Don't sass this man. Just don't.

Tomorrow marks the last fire department shift of Scott Routh. After twenty years of time given to the City of Springfield, Mr. Routh will calmly attend his punch-and-cake send off party at the firehouse, walk out of the station for the last time, get in his car, start it and, in all likelihood, leave out with a middle finger extended to all his work colleagues. And, just like that, someone else in a blue shirt will fill his slot, the square-toothed cogs of bureaucratic service set in perpetual motion. But in its own way, his departure will be significant; Scott stands for all the old-salts in the department, grouchy, mean and just plain cantankerous.  AND THAT’S EXACTLY AS IT SHOULD BE.

The fire service is filled with young bucks trying to mark hydrants with acts of derring-do and swagger; false senses of invincibility are the norm, and there’s only one thing keeping these boys & girls in line: the Irritated Veteran. As easy as it would be to write these old hands off as bitter and jaded, I think we’re better served by taking the time to glean from them what a career in firefighting has taught them. Scott hired on when firemen were still riding the tailboards of the engines. He arrived before there were women on the department, before people wore breathing apparatus into every fire, back when firemen still smoked at the kitchen table. He’s seen some things, and he deserves respect for putting in his time.

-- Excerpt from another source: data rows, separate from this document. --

+        p.hasB = js < ncen;
+        p.jB = p.hasB ? js : p.jA;
+        p.hB = p.hasB ? hs : p.hA;
+        if (p.hasB && ++hs >= nhj) {
           hs = 0;
           if (++js < ncen) nhj = nh_of(js);
         }
+        return true;
+      };
+      const bool sB = r32 >= 16;
+      auto pair_entry = [&](const HalfPair& p, int& b) {
+        b = sB ? lane_bcast(m_b, p.jB) : lane_bcast(m_b, p.jA);
+        const int64_t fc = sB ? lane_bcast(m_fc, p.jB) : lane_bcast(m_fc, p.jA);
+        const int rows = sB ? lane_bcast(m_rows, p.jB) : lane_bcast(m_rows, p.jA);
+        const int row = 16 * (sB ? p.hB : p.hA) + (r32 & 15);
+        return rows == 0 ? 0 : list[fc * nsample + (row < rows ? row : 0)];
+      };
+      HalfPair cur{}, nxt{};
+      bool vc = take_pair(cur);
+      int b_nx = 0, n_nx = 0;
+      if (vc) n_nx = pair_entry(cur, b_nx);
+      while (vc) {
+        nxt = cur;
+        const bool vn = take_pair(nxt);
         int zo = 0;
         asm volatile("" : "+v"(zo));
-        const bool sB = r32 >= 16;
-        const int b = sB ? lane_bcast(m_b, jB) : lane_bcast(m_b, jA);
-        const int64_t fc = sB ? lane_bcast(m_fc, jB) : lane_bcast(m_fc, jA);
-        const int rows = sB ? lane_bcast(m_rows, jB) : lane_bcast(m_rows, jA);
-        const T cx = sB ? lane_bcast(m_cx, jB) : lane_bcast(m_cx, jA);
-        const T cy = sB ? lane_bcast(m_cy, jB) : lane_bcast(m_cy, jA);
-        const T cz = sB ? lane_bcast(m_cz, jB) : lane_bcast(m_cz, jA);
-        const int row = 16 * (sB ? hB : hA) + (r32 & 15);
-        const int n = rows == 0 ? 0 : list[fc * nsample + (row < rows ? row : 0)];
+        const T cx = sB ? lane_bcast(m_cx, cur.jB) : lane_bcast(m_cx, cur.jA);
+        const T cy = sB ? lane_bcast(m_cy, cur.jB) : lane_bcast(m_cy, cur.jA);
+        const T cz = sB ? lane_bcast(m_cz, cur.jB) : lane_bcast(m_cz, cur.jA);
+        Ops ops;
+        load_ops(b_nx, n_nx, ops);
+        n_nx = pair_entry(nxt, b_nx);
         f32x16 acc1[MT];
-        const float4* ur = reinterpret_cast<const float4*>(U + b * ub + static_cast<int64_t>(n) * C1 + 4 * h);
-#pragma unroll
-        for (int mt = 0; mt < MT; ++mt)
-#pragma unroll
-          for (int i = 0; i < 4; ++i) {
-            const float4 u = ur[8 * mt + 2 * i];
-            acc1[mt][4 * i] = u.x;
-            acc1[mt][4 * i + 1] = u.y;
-            acc1[mt][4 * i + 2] = u.z;
-            acc1[mt][4 * i + 3] = u.w;
-          }
-        T px, py, pz;
-        pts.load3(b, n, px, py, pz);
-        const float dx = static_cast<float>(px - cx);
-        const float dy = static_cast<float>(py - cy);
-        const float dz = static_cast<float>(pz - cz);
-        const float x0 = h == 0 ? dx : dy, x1 = h == 0 ? dz : 0.0f;
-#pragma unroll
-        for (int mt = 0; mt < MT; ++mt) {
-          acc1[mt] = __builtin_amdgcn_mfma_f32_32x32x2f32(L.wx[mt][0][lane + zo], x0, acc1[mt], 0, 0, 0);
-          acc1[mt] = __builtin_amdgcn_mfma_f32_32x32x2f32(L.wx[mt][1][lane + zo], x1, acc1[mt], 0, 0, 0);
-#pragma unroll
-          for (int r = 0; r < 16; ++r) acc1[mt][r] = acc1[mt][r] > 0.0f ? acc1[mt][r] : 0.0f;
-        }
+        layer1(ops, cx, cy, cz, zo, acc1);
         f32x16 acc2[CT];
 #pragma unroll
         for (int ct = 0; ct < CT; ++ct)
 #pragma unroll
           for (int r = 0; r < 16; ++r) acc2[ct][r] = 0.0f;
-#pragma unroll
-        for (int st = 0; st < Sh::KB; ++st) {
-          float x[8];
-#pragma unroll
-          for (int jj = 0; jj < 8; ++jj) x[jj] = acc1[st / 2][8 * (st % 2) + jj];
-          const Split3 a = split3(x);
-#pragma unroll
-          for (int ct = 0; ct < CT; ++ct)
-            acc2[ct] = mfma_split3(a, L.w2s[ct][st][0][lane + zo], L.w2s[ct][st][1][lane + zo],
-                                   L.w2s[ct][st][2][lane + zo], acc2[ct]);
-        }
+        sa_layer2_split3<MT, CT, PRE>(acc1, L.w2s, lane + zo, acc2);
         float mA[CT], mB[CT];
 #pragma unroll
         for (int ct = 0; ct < CT; ++ct) {
@@ -374,91 +490,62 @@
           mA[ct] = fmaxf(a0, __shfl_xor(a0, 32, kWave));
           mB[ct] = fmaxf(a1, __shfl_xor(a1, 32, kWave));
         }
-        fold(jA, mA);
-        if (hasB) fold(jB, mB);
+        fold(cur.jA, mA);
+        if (cur.hasB) fold(cur.jB, mB);
+        cur = nxt;
+        vc = vn;
       }
       if (runj >= 0) flush();
       continue;
     }
     const uint64_t live_c = __ballot(lane < ncen && m_rows > 0);
+    if (lane < ncen && m_rows == 0)
+      for (int c = 0; c < C2; ++c) out[m_fc * C2 + c] = 0.0f;
     auto next_live = [&](int j) {
       const uint64_t m = j >= 63 ? 0ull : (live_c & (~0ull << (j + 1)));
       return m ? static_cast<int>(__builtin_ctzll(m)) : 64;
     };
-    int n_next = 0;
-    {
-      const int j0 = (live_c & 1ull) ? 0 : next_live(0);
-      if (j0 < ncen) n_next = list_entry(j0, 0);
-    }
-  for (int j = 0; j < ncen; ++j) {
-    const int b = lane_bcast(m_b, j);
-    const int64_t fc = lane_bcast(m_fc, j);
-    const int rows = lane_bcast(m_rows, j);
-    const T cx = lane_bcast(m_cx, j), cy = lane_bcast(m_cy, j), cz = lane_bcast(m_cz, j);
+    auto next_tile = [&](int& j, int& n0) {
+      if (n0 + 32 < lane_bcast(m_rows, j)) {
+        n0 += 32;
+        return true;
+      }
+      const int jn = next_live(j);
+      if (jn >= 64) return false;
+      j = jn;
+      n0 = 0;
+      return true;
+    };
+    if (live_c == 0) continue;
+    int jc = static_cast<int>(__builtin_ctzll(live_c)), nc = 0;
+    int n_nx = list_entry(jc, nc);
     float mx[CT];
 #pragma unroll
     for (int ct = 0; ct < CT; ++ct) mx[ct] = BZ ? -__builtin_huge_valf() : 0.0f;
-
-    for (int n0 = 0; n0 < rows; n0 += 32) {
+    for (bool vc = true; vc;) {
+      int jn = jc, nn = nc;
+      const bool vn = next_tile(jn, nn);
       int zo = 0;
       asm volatile("" : "+v"(zo));
-      const int n = n_next;
-      if (n0 + 32 < rows)
-        n_next = list_entry(j, n0 + 32);
-      else if (next_live(j) < ncen)
-        n_next = list_entry(next_live(j), 0);
+      Ops ops;
+      load_ops(lane_bcast(m_b, jc), n_nx, ops);
+      n_nx = list_entry(jn, nn);
       f32x16 acc1[MT];
-      if constexpr (PRE) {
-        const float4* ur = reinterpret_cast<const float4*>(U + b * ub + static_cast<int64_t>(n) * C1 + 4 * h);
+      layer1(ops, lane_bcast(m_cx, jc), lane_bcast(m_cy, jc), lane_bcast(m_cz, jc), zo, acc1);
+      f32x16 acc2[CT];
+#pragma unroll
+      for (int ct = 0; ct < CT; ++ct)
+#pragma unroll
+        for (int r = 0; r < 16; ++r) acc2[ct][r] = BZ ? 0.0f : b2[ct];
+#if DVCP_SA_SPLIT3
+      if constexpr (!PRE) {
 #pragma unroll
         for (int mt = 0; mt < MT; ++mt)
 #pragma unroll
-          for (int i = 0; i < 4; ++i) {
-            const float4 u = ur[8 * mt + 2 * i];
-            acc1[mt][4 * i] = u.x;
-            acc1[mt][4 * i + 1] = u.y;
-            acc1[mt][4 * i + 2] = u.z;
-            acc1[mt][4 * i + 3] = u.w;
-          }
-        T px, py, pz;
-        pts.load3(b, n, px, py, pz);
-        const float dx = static_cast<float>(px - cx);
-        const float dy = static_cast<float>(py - cy);
-        const float dz = static_cast<float>(pz - cz);
-        const float x0 = h == 0 ? dx : dy, x1 = h == 0 ? dz : 0.0f;
-#pragma unroll
-        for (int mt = 0; mt < MT; ++mt) {
-          acc1[mt] = __builtin_amdgcn_mfma_f32_32x32x2f32(L.wx[mt][0][lane + zo], x0, acc1[mt], 0, 0, 0);
-          acc1[mt] = __builtin_amdgcn_mfma_f32_32x32x2f32(L.wx[mt][1][lane + zo], x1, acc1[mt], 0, 0, 0);
-        }
-      } else {
-        float x[KS];
-        if (h == 0) {
-          x[0] = static_cast<float>(pts.at(b, 0, n) - cx);
-          x[1] = static_cast<float>(pts.at(b, 1, n) - cy);
-          x[2] = static_cast<float>(pts.at(b, 2, n) - cz);
-        } else {
-          x[0] = x[1] = x[2] = 0.0f;
-        }
-        const float4* fr = reinterpret_cast<const float4*>(feat + b * fb + static_cast<int64_t>(n) * fn + h * (D / 2));
-#pragma unroll
-        for (int v = 0; v < D / 8; ++v) {
-          const float4 f = fr[v];
-          x[3 + 4 * v] = f.x;
-          x[4 + 4 * v] = f.y;
-          x[5 + 4 * v] = f.z;
-          x[6 + 4 * v] = f.w;
-        }
-#pragma unroll
-        for (int mt = 0; mt < MT; ++mt)
-#pragma unroll
-          for (int r = 0; r < 16; ++r) acc1[mt][r] = L.b1[mt][h][r + zo];
-#pragma unroll
-        for (int s = 0; s < KS; ++s)
-#pragma unroll
-          for (int mt = 0; mt < MT; ++mt)
-            acc1[mt] = __builtin_amdgcn_mfma_f32_32x32x2f32(L.w1[mt][s][lane + zo], x[s], acc1[mt], 0, 0, 0);
-      }
+          for (int r = 0; r < 16; ++r) acc1[mt][r] = acc1[mt][r] * L.s1[mt][h][r + zo] + L.t1[mt][h][r + zo];
+      }
+      sa_layer2_split3<MT, CT, PRE>(acc1, L.w2s, lane + zo, acc2);
+#else
 #pragma unroll
       for (int mt = 0; mt < MT; ++mt)
 #pragma unroll
@@ -466,24 +553,6 @@
           const float v = PRE ? acc1[mt][r] : acc1[mt][r] * L.s1[mt][h][r + zo] + L.t1[mt][h][r + zo];
           acc1[mt][r] = v > 0.0f ? v : 0.0f;
         }
-      f32x16 acc2[CT];
-#pragma unroll
-      for (int ct = 0; ct < CT; ++ct)
-#pragma unroll
-        for (int r = 0; r < 16; ++r) acc2[ct][r] = BZ ? 0.0f : b2[ct];
-#if DVCP_SA_SPLIT3
-#pragma unroll
-      for (int s = 0; s < Sh::KB; ++s) {
-        float x[8];
-#pragma unroll
-        for (int j = 0; j < 8; ++j) x[j] = acc1[s / 2][8 * (s % 2) + j];
-        const Split3 a = split3(x);
-#pragma unroll
-        for (int ct = 0; ct < CT; ++ct)
-          acc2[ct] = mfma_split3(a, L.w2s[ct][s][0][lane + zo], L.w2s[ct][s][1][lane + zo], L.w2s[ct][s][2][lane + zo],
-                                 acc2[ct]);
-      }
-#else
 #pragma unroll
       for (int mt = 0; mt < MT; ++mt)
 #pragma unroll
@@ -503,14 +572,20 @@
             mx[ct] = fmaxf(mx[ct], v > 0.0f ? v : 0.0f);
           }
         }
-    }
-#pragma unroll
-    for (int ct = 0; ct < CT; ++ct) {
-      float m = fmaxf(mx[ct], __shfl_xor(mx[ct], 32, kWave));
-      if (BZ) m = fmaxf(m + b2[ct], 0.0f);
-      if (h == 0) out[fc * C2 + 32 * ct + r32] = m;
-    }
-  }
+      if (!vn || jn != jc) {
+        const int64_t fc = lane_bcast(m_fc, jc);
+#pragma unroll
+        for (int ct = 0; ct < CT; ++ct) {
+          float m = fmaxf(mx[ct], __shfl_xor(mx[ct], 32, kWave));
+          if (BZ) m = fmaxf(m + b2[ct], 0.0f);
+          if (h == 0) out[fc * C2 + 32 * ct + r32] = m;
+          mx[ct] = BZ ? -__builtin_huge_valf() : 0.0f;
+        }
+      }
+      vc = vn;
+      jc = jn;
+      nc = nn;
+    }
   }
 }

But what I’ll miss most about Scott is not his short fuse, nor his fondness for being left alone, no. One icy night on the northwest side we had a house fire that was stubbornly refusing to be extinguished in a reasonable amount of time. At this point in his career, Routh had transitioned to driving the Air Van, a support rig that provides lighting, works on breathing air systems and general scene support. It was a perfect move for a man who sweats details, and he filled the role admirably. Meanwhile, at 2am on a crappy house fire on a crappy night, I was standing by to stand by, waiting for the next orders from the Decision Makers and muttering to myself about the whole scenario. Out of nowhere, Scott ambled up with a cup of hot coffee, knowing that I need the joe as much as I need oxygen to survive. This gesture, small in it’s act, was enormous in it’s meaning. You’re not gonna get an “atta boy” out of him; he’ll never offer up useless words of false praise aka “blowing sunshine up your ass”, because that’s not his style. He has no problem cussing you for idiocy, but that’s modus operandi for the fire service.

After a decade on the department, I finally earned a cup of coffee.

This means more than any letters in a file, more than anything a local politician, who’s support is dictated by election cycles, could offer. This is Scott’s way of saying “hey, Smartass, you’re all right.”

And, as firefighters, the grudging acceptance and respect from a co-worker is a currency unto itself, one we value highly.

So, as you leave our company, Mr. Routh, I’d like to wish you the best of luck out there in the real world. I hear it’s an odd thing, sleeping through the night all the time, not wearing blue every third day and finally having permission to grow out some facial hair. Make sure you stop by Station 2 at some point and let us know what it’s like.

We’ll have a cup of coffee ready for you.